### PROBLEM TO SOLVE
For the entries below, work out how many lines contain the string "AmosError" and write only the number.

[Extracted data entries]
====
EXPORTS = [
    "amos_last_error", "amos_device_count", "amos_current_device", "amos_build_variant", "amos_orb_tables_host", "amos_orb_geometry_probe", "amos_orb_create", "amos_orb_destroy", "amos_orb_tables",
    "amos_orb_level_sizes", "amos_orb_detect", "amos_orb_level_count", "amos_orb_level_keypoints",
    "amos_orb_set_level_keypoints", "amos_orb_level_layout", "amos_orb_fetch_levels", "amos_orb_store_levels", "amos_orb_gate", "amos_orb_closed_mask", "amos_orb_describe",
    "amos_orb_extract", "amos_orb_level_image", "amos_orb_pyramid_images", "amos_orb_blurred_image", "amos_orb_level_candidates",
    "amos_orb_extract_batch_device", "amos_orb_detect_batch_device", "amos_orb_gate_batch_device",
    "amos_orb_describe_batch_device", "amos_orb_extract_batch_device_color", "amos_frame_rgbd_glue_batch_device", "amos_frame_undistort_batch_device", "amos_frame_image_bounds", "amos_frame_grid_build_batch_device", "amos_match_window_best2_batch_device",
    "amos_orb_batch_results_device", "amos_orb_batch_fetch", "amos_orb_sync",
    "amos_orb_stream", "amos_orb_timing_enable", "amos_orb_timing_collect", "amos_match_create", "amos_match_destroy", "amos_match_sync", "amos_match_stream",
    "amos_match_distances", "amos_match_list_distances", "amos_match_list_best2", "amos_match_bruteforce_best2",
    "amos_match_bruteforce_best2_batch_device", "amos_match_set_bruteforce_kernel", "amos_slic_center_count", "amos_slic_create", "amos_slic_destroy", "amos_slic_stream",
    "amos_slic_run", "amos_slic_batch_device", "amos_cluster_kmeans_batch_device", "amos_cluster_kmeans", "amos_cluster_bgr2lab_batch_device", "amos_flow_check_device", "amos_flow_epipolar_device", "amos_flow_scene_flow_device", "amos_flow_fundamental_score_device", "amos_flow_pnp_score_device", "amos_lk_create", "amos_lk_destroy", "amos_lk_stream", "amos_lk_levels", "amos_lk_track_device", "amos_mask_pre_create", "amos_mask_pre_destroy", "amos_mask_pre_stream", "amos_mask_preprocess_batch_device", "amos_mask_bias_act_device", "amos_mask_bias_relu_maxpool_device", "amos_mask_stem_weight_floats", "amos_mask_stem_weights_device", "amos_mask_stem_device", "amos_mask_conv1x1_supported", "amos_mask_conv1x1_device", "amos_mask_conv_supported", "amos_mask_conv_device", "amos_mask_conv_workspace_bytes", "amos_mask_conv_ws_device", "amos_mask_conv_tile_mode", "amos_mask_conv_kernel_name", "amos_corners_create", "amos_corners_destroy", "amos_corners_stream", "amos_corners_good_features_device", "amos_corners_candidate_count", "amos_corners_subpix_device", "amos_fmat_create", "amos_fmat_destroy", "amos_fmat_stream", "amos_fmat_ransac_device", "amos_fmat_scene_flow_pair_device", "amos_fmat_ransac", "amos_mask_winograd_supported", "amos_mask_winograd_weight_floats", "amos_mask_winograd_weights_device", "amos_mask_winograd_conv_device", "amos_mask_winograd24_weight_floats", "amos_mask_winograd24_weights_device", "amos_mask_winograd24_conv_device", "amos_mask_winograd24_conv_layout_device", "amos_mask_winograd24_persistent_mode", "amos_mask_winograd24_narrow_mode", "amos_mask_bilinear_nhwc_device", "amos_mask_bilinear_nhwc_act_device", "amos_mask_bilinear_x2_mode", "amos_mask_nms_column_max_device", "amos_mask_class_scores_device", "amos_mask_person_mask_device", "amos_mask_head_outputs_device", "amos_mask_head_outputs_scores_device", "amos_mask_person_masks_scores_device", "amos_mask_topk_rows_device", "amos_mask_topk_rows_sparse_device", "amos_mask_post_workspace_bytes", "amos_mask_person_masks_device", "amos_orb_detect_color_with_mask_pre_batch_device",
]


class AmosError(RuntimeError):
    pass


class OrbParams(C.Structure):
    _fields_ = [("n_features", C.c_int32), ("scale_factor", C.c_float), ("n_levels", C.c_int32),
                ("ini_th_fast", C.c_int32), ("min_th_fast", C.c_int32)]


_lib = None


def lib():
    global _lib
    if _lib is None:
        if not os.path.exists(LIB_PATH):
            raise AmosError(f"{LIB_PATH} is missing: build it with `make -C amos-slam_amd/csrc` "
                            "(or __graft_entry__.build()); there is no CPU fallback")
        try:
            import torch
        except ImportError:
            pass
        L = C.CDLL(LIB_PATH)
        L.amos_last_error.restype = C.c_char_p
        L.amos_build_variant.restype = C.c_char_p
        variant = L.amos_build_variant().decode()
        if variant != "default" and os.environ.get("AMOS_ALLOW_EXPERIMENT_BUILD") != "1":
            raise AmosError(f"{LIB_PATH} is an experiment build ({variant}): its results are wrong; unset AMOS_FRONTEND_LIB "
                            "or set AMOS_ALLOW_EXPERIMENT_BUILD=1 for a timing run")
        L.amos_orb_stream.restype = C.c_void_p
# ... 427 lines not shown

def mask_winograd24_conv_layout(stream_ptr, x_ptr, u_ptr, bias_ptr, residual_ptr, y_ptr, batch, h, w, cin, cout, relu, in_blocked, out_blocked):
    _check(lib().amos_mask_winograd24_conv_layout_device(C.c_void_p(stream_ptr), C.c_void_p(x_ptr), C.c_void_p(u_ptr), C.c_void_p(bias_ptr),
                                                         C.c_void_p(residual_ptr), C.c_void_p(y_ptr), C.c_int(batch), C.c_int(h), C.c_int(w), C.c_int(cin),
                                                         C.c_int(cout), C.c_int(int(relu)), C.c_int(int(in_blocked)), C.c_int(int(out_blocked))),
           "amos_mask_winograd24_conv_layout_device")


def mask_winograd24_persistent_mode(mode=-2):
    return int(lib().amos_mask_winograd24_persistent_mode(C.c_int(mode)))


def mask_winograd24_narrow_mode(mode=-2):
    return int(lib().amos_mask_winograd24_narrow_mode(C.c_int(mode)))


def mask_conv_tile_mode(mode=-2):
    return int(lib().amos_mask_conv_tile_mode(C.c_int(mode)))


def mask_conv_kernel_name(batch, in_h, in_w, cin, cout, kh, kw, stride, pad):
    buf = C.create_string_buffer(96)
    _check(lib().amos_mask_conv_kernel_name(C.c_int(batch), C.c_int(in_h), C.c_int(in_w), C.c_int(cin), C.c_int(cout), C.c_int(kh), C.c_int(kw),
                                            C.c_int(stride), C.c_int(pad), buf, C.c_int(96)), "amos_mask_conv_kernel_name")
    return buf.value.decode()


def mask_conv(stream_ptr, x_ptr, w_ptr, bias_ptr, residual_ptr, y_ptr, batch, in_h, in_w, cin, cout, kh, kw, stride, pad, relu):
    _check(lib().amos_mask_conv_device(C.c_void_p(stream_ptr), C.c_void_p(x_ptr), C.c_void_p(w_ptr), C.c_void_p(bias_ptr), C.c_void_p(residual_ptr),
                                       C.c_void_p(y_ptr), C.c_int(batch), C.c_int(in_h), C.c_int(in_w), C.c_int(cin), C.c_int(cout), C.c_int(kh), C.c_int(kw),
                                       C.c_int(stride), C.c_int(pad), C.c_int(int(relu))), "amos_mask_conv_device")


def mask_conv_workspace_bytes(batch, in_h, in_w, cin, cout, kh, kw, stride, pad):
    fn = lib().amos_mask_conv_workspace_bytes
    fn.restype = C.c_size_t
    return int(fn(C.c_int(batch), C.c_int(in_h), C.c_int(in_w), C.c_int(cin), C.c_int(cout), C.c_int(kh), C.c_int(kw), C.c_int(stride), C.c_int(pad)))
====
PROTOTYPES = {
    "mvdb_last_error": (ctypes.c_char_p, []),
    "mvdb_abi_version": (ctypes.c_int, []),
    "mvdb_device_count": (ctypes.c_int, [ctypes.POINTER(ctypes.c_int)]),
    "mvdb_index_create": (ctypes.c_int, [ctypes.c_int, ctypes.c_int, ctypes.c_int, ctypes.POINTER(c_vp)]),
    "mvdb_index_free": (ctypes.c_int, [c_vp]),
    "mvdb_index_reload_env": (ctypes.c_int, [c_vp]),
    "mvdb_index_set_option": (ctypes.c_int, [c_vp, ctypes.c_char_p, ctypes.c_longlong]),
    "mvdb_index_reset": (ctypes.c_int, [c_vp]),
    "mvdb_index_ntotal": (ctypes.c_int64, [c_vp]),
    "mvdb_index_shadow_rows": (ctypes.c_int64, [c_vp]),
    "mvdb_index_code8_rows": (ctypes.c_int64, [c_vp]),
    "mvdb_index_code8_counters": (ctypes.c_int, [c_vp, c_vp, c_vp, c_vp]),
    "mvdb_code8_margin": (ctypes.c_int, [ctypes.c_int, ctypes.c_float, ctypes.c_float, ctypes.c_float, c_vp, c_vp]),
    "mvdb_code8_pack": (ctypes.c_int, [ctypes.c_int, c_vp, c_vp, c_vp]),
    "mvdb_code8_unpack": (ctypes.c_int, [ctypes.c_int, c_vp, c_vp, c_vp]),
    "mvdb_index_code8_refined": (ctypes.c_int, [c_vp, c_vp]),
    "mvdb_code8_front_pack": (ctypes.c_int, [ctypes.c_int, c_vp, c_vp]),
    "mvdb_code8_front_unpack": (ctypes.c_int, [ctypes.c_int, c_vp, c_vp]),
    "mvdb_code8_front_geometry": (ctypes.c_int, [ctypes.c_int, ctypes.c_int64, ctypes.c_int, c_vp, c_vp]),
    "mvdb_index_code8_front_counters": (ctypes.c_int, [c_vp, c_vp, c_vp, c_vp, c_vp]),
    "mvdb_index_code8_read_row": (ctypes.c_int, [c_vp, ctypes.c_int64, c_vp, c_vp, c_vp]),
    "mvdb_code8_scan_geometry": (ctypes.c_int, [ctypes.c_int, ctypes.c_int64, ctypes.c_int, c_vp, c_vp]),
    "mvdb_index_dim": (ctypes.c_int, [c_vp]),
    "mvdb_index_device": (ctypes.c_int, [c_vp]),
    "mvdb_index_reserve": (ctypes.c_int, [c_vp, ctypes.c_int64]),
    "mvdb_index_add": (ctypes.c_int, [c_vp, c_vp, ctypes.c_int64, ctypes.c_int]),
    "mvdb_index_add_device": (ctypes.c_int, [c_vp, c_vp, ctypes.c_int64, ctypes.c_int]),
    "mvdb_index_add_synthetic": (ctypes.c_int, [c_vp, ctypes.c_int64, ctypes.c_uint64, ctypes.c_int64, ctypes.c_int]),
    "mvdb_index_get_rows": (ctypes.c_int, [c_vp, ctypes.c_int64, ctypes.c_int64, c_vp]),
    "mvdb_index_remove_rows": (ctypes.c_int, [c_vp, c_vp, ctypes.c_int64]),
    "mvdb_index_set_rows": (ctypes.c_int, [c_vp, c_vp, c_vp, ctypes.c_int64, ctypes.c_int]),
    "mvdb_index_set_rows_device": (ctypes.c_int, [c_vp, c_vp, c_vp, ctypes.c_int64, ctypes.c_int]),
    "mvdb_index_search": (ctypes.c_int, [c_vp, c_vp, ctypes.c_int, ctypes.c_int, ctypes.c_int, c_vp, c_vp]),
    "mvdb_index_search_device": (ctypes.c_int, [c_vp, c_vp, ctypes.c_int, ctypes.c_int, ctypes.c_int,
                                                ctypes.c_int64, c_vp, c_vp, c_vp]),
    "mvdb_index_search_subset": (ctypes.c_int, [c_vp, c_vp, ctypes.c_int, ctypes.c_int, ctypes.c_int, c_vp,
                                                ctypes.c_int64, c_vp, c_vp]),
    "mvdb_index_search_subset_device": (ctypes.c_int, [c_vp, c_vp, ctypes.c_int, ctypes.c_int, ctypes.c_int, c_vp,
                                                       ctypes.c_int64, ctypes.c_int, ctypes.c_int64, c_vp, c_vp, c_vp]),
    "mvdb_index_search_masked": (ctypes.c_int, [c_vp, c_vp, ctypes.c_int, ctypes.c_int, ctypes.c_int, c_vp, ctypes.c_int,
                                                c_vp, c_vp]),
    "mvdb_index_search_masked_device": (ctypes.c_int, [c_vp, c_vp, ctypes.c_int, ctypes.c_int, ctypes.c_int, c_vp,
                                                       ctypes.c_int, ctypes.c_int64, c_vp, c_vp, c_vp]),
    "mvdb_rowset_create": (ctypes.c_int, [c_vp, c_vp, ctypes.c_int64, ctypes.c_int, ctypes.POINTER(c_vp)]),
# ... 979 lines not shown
====
### FINISHED TASK
3